Here, we downloaded two datasets from the GEO database, constructed m6A-related ES, prognostic models using LASSO and multivariate COX regression analysis, and analyzed the prognosis of ES by differential expression analysis, 3D-principal component analysis, gene expression analysis, survival analysis, risk assessment of ES cases, ROC diagnostic curve, calibration curve analysis, and column line graph prediction analysis. The roles of m6A-related genes METTL14 and TYHDF2 in ES were analyzed using precise and sophisticated bioinformatics techniques, such as immune cell composition, immune cell correlation, immune cell-gene correlation, and drug sensitivity analyses. METTL14 and TYHDF2 serve as biomarkers of Ewing's sarcoma, and we can use the expression of these two genes in Ewing's sarcoma to predict the survival risk and prognosis of Ewing's sarcoma patients, providing new and useful information to guide clinical diagnosis and treatment. Finally, we tested our results using two different levels of laboratory methods. First, we first performed immunochemical specific staining of Ewing's sarcoma specimens derived from human tissue, and our analysis showed that both genes were expressed more in Ewing's sarcoma than in the control group, and the differences were statistically significant (P < 0.05). Secondly, we performed cell cultures of Ewing's sarcoma and control cells and the results of the qRT-PCR experiments performed showed that METTL14 expression was higher in both Ewing's sarcoma cell lines than in the control cell lines, with statistically significant differences (P < 0.05). All experimental results support the results of our bioinformatics analysis. We therefore have reason to believe that METTL14 and YTHDF2 can serve as prognostic biomarkers for Ewing's sarcoma associated with m6A.

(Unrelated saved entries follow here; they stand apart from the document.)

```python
SIGNATURES = {
    "bem_selective_scan_fwd_f32": [P, P, P, P, P, P, P, P, I, I, I, I, I, I, P],
    "bem_selective_scan_fwd_in16": [P, P, P, P, P, P, P, P, I, I, I, I, I, I, I, P],
    "bem_cast16_to_f32": [P, P, ctypes.c_int64, I, P],
    "bem_cast_f32_to16": [P, P, ctypes.c_int64, I, P],
    "bem_selective_scan_bwd_ws_elems": [I, I, I, I],
    "bem_selective_scan_bwd_f32": [P] * 16 + [I, I, I, I, I, I, P],
    "bem_cross_scan_f32": [P, P, I, I, I, I, P],
    "bem_cross_merge_f32": [P, P, I, I, I, I, P],
    "bem_ss2d_scan_strided_f32": [P, P, P, P, P, P, P, P, P, P, I, I, I, I, I64, I64, P],
    "bem_ss2d_scan_rm_supported": [I, I, I],
    "bem_ss2d_scan_rm_f32": [P, P, P, P, P, P, P, P, P, I, I, I, I, I, I64, I64, P],
    "bem_pack_pw_weight_f32": [P, P, I, I, I, P],
    "bem_pw_packed_elems": [I, I],
    "bem_pw_gemm_x6_f32": [ctypes.POINTER(PwArgs), P],
    "bem_pack_pw_weight_x6": [P, P, I, I, I, P],
    "bem_pack_pw_weight_x6_strided": [P, P, I, I, I, I64, I64, I64, P],
    "bem_pack_pw_weight_x6_jobs": [P, P, I, P, P],
    "bem_pw_x6_packed_elems": [I, I],
    "bem_bnn_sample_pack_x6": [P, P, P, P, I, I, I, U64, U64, P, I, P],
    "bem_store_words": [P, P, I, P],
    "bem_bnn_ebank_sample_f32": [P, P, I, P, U64, U64, P],
    "bem_bnn_bank_sample_f32": [P, P, I, P, P, P, P, P, F, P, U64, U64, P, P],
    "bem_bnn_bank_kl_f32": [P, P, I, P, P, P, P],
    "bem_bnn_bank_kl_bwd_f32": [P, P, I, P, P, P, P],
    "bem_bnn_bank_reparam_bwd_f32": [P, P, I, P, P, P],
    "bem_row_scale_f32": [P, P, P, I, I, P],
    "bem_se_gate_f32": [P, P, P, P, I, I, I, P],
    "bem_spatial_attention_f32": [P, P, P, P, P, I, I, I, I, I, P],
    "bem_hamilton_bwd_f32": [P, P, P, I, I, I, P],
    "bem_chan_scale_f32": [P, P, I64, P, P, F, P, I, I, I64, P],
    "bem_chan_dot_f32": [P, P, P, I, I, I64, I, P],
    "bem_se_gate_bwd_f32": [P, P, P, P, P, P, P, P, I, I, I, P],
    "bem_spatial_attention_bwd_f32": [P, P, P, P, P, P, P, I, I, I, I, I, P],
    "bem_bnn_prior_ema_f32": [P, P, P, P, F, P, I64, P],
    "bem_bnn_kl_f32": [P, P, P, P, I64, P, P],
    "bem_bnn_kl_bwd_f32": [P, P, P, P, I64, P, P, P, P],
    "bem_bnn_reparam_bwd_f32": [P, P, P, P, P, I64, P],
    "bem_mask_token_f32": [P, P, P, P, I, I, I, I, P],
    "bem_mask_token_bwd_f32": [P, P, P, P, I, I, I, I, P],
    "bem_depth_to_space_f32": [P, P, I, I, I, I, P],
    "bem_prelu_f32": [P, P, P, I64, P],
    "bem_prelu_bwd_f32": [P, P, P, P, P, I64, P],
    "bem_bilinear_up_bwd_f32": [P, P, I, I, I, I, I, P],
    "bem_gdmlp_x6_f32": [P, P, P, F, P, P, P, P, P, P, I, I, I, I, I, P],
    "bem_conv3x3_x6_f32": [P, I64, P, P, P, P, P, I, I, I, I, I, I, I, P],
    "bem_conv4x4s2_x6_f32": [P, I64, P, P, P, P, P, I, I, I, I, I, I, P],
    "bem_conv4x4s2_fast_supported": [I, I, I],
    "bem_conv3x3_rows_supported": [I, I, I],
    "bem_ss2d_front_x6_f32": [P, P, P, F, P, P, P, P, P, P, P, I, I, I, I, I, P],
    "bem_conv_taps_x6_f32": [P, I64, P, P, P, P, P, I, I, I, I, I, I, I, I, I, I, P],
    "bem_dwconv3x3_f32": [P, P, I64, P, I64, P, I, I, I, I, I, P],
    "bem_conv2d_f32": [P, I64, P, P, P, P, P, I, I, I, I, I, I, I, I, I, I, I, P],
    "bem_conv2d_mfma_f32": [P, I64, P, P, P, P, P, I, I, I, I, I, I, I, I, I, I, I, P],
    "bem_quat_dwt_f32": [P, I64, P, I, I, I, P],
    "bem_cond_dwt_f32": [P, P, I, I, I, I, P],
    "bem_dwt_f32": [P, P, I, I, I, I, P],
    "bem_iwt_f32": [P, P, I, I, I, I, P],
    "bem_iwt_hamilton_f32": [P, P, P, I, I, I, P],
    "bem_hamilton_f32": [P, P, I, I, I, P],
    "bem_hamilton_full_f32": [P, P, P, I, I, I, P],
    "bem_attn_stats_f64": [P, P, P, I, I, P],
    "bem_attn_fold_f32": [P, P, P, P, P, P, I, I, P],
    "bem_transpose_planes_f32": [P, I64, P, I64, I, I, I, I, P],
    "bem_copy_channels_f32": [P, I64, P, I64, I, I, I, P],
    "bem_copy_channels_rep_f32": [P, I64, P, I64, I, I, I, I, P],
    "bem_add_channels_f32": [P, I64, P, I64, I, I, I, P],
    "bem_bilinear_up_f32": [P, I64, P, I64, I, I, I, I, I, P],
    "bem_space_to_depth_f32": [P, P, I, I, I, I, P],
    "bem_pixel_shuffle2_f32": [P, P, I, I, I, I, P],
    "bem_bnn_sample_f32": [P, P, P, P, I, I64, U64, U64, P, P],
    "bem_select_best_f32": [P, P, P, P, P, I, I, I64, P],
    "bem_ssim_f32": [P, P, P, P, I, I, I, I, P],
# ... 75 lines not shown
```

bayesian-enhancement-model_amd/bem/ops.py:

```python
from __future__ import annotations

import ctypes
import os
from typing import Optional

import torch

from . import native
from .native import PwArgs, check, lib


def _stream():
    return ctypes.c_void_p(torch.cuda.current_stream().cuda_stream)


def _p(t: Optional[torch.Tensor]):
    return ctypes.c_void_p(0 if t is None else t.data_ptr())
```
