# hby1320/pytorch_object_detection

Measured on AMD Instinct MI355X. Metric: images/sec HISFCOS-R50 640x640 inference, higher is better.
Workload: dtype f32

## Files before the change

include/fcosdet.h:

```cpp
#ifndef FCOSDET_H_
#define FCOSDET_H_

#include <stdint.h>

#ifdef __cplusplus
extern "C" {
#endif

#define FD_OK 0
#define FD_E_INVAL (-1)
#define FD_E_UNSUPPORTED (-2)
#define FD_E_LAUNCH (-3)

#define FD_MAX_SEG 8

#define FD_ACT_NONE 0
#define FD_ACT_RELU 1
#define FD_ACT_SILU 2
#define FD_ACT_EXP 3
#define FD_ACT_SIGMOID 4

typedef void* fd_stream_t;

typedef struct fd_segs {
// ... 55 lines not shown
    void* workspace;
    int64_t workspace_bytes;
    int32_t precision;
    int32_t res_mode;
    float seg_param[FD_MAX_SEG];
    fd_segs in;
    int32_t out_H, out_W;
    int32_t sc_sy, sc_sx, sc_oy, sc_ox, sc_H, sc_W;
    const float* gate;
    int32_t gate_cs;
    int32_t reserved0;
    const float* w_frag;
    float* gn_stats;
    int32_t gn_groups;
    int32_t gate_act;
    const float* gate_b;
    const float* x2;
    int32_t x2_cs, x2_co, x2_Cin, x2_stride, x2_H, x2_W;
    int32_t wg_first, wg_count;
    int32_t sk_wgs;
    int32_t io_f16;
} fd_conv_params;
int64_t fd_conv_sk_workspace_bytes(int32_t sk_wgs);

int32_t fd_conv2d_nhwc_f32(const fd_conv_params* p, fd_stream_t stream);
int32_t fd_conv_workgroups(const fd_conv_params* p);
int32_t fd_conv_workgroups_live(const fd_conv_params* p);
typedef struct fd_b2b_params {
    const float* x; const float* w1_frag; const float* scale1; const float* shift1; const float* res; float* y;
    const float* w2_frag; const float* scale2; const float* shift2; float* z;
    int32_t x_cs, x_co, res_cs, res_co, y_cs, y_co, z_cs, z_co;
    int32_t K1, N1, N2, act1, act2, reserved0;
    int64_t rows;
} fd_b2b_params;
int32_t fd_conv1x1_b2b_f32(const fd_b2b_params* p, fd_stream_t stream);
int32_t fd_conv_narrow_nco(int32_t Cout);
int64_t fd_conv_workspace_bytes(int64_t out_rows, int32_t Cout, int32_t ksplit);

int64_t fd_wino4_weight_bytes(int32_t N, int32_t K);
int32_t fd_wino4_pack_weights_f32(const float* w, const float* scale, float* out, int32_t Cout, int32_t Cin, int32_t mode, fd_stream_t stream);

int64_t fd_conv_weight_wave_bytes(int32_t Cout, int32_t Cin);
int32_t fd_pack_conv_weight_wave_f32(const float* w, float* out, int32_t Cout, int32_t Cin, fd_stream_t stream);

int64_t fd_wino_weight_bytes(int32_t Cout, int32_t Cin);
int32_t fd_wino_pack_weights_f32(const float* w, const float* scale, float* out, int32_t Cout, int32_t Cin, int32_t mode,
                                 fd_stream_t stream);

typedef struct fd_conv_wgrad_params {
    const float* x;
    const float* dy;
    float* dw;
    int32_t x_cs, x_co, dy_cs, dy_co;
    int32_t Cin, Cout, KH, KW, stride, pad, dil;
    void* workspace;
    int64_t workspace_bytes;
    int32_t nsplit;
    int32_t layout;
    const float* scale;
    fd_segs in;
    int32_t precision;
    int32_t io_f16;
} fd_conv_wgrad_params;

int64_t fd_conv_wgrad_workspace_bytes(int64_t out_rows, int32_t Cin, int32_t Cout, int32_t KH, int32_t KW);
int32_t fd_conv2d_bwd_weight_f32(const fd_conv_wgrad_params* p, fd_stream_t stream);
// ... 239 lines not shown
```

pytorch_object_detection_amd/_lib.py:

```python
from __future__ import annotations

import ctypes as C
import os

FD_MAX_SEG = 8
ACT_NONE, ACT_RELU, ACT_SILU, ACT_EXP, ACT_SIGMOID = 0, 1, 2, 3, 4
CONV_GENERIC, CONV_STEM = 0, 1
PREC_F32, PREC_F16X3, PREC_F16 = 0, 1, 2
TILES = {1: (128, 128), 2: (128, 64), 3: (64, 128), 4: (64, 64), 5: (128, 32), 6: (128, 96),
         7: (128, 128), 8: (128, 64), 9: (64, 128),
         10: (256, 128), 11: (256, 128),
         12: (128, 96),
         13: (128, 128),
         15: (64, 64)}
PATCH_TILE = 13
WAVE_TILE = 15
WINO_TILE = 14
WINO4_TILE = 16
NARROW_TILE = 17
F16K64_TILE = 18

_HERE = os.path.dirname(os.path.abspath(__file__))
LIB_PATH = os.environ.get("FD_LIB") or os.path.join(_HERE, "csrc", "libfcosdet_hip.so")

# ... 8 lines not shown
E_INVAL, E_UNSUPPORTED, E_LAUNCH = -1, -2, -3


class Segs(C.Structure):
    _fields_ = [("nseg", C.c_int32), ("batch", C.c_int32), ("H", C.c_int32 * FD_MAX_SEG), ("W", C.c_int32 * FD_MAX_SEG),
                ("m_start", C.c_int32 * (FD_MAX_SEG + 1))]

    @staticmethod
    def make(batch: int, hw) -> "Segs":
        s = Segs()
        s.nseg, s.batch = len(hw), batch
        m = 0
        for i, (h, w) in enumerate(hw):
            s.H[i], s.W[i], s.m_start[i] = h, w, m
            m += batch * h * w
        for i in range(len(hw), FD_MAX_SEG + 1):
            s.m_start[i] = m
        return s

    @property
    def rows(self) -> int:
        return self.m_start[self.nseg]

    def level_hw(self):
        return [(self.H[i], self.W[i]) for i in range(self.nseg)]


class B2BParams(C.Structure):
    _fields_ = [("x", C.c_void_p), ("w1_frag", C.c_void_p), ("scale1", C.c_void_p), ("shift1", C.c_void_p), ("res", C.c_void_p), ("y", C.c_void_p),
                ("w2_frag", C.c_void_p), ("scale2", C.c_void_p), ("shift2", C.c_void_p), ("z", C.c_void_p),
                ("x_cs", C.c_int32), ("x_co", C.c_int32), ("res_cs", C.c_int32), ("res_co", C.c_int32), ("y_cs", C.c_int32), ("y_co", C.c_int32),
                ("z_cs", C.c_int32), ("z_co", C.c_int32),
                ("K1", C.c_int32), ("N1", C.c_int32), ("N2", C.c_int32), ("act1", C.c_int32), ("act2", C.c_int32), ("reserved0", C.c_int32),
                ("rows", C.c_int64)]
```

Similar to others, our study also had certain limitations. First, the sample size was inadequate. We used a total of 147 samples for analysis and validation, which was insufficient. Second, we did not perform an adequate analysis of the specific tumor staging of ES.

Conclusion

A prognostic model constructed using the m6A-related genes METTL14 and TYHDF2, whose survival rates for cases in the high-risk group were much lower than those in the low-risk group, can be a potential prognostic biomarker for ES.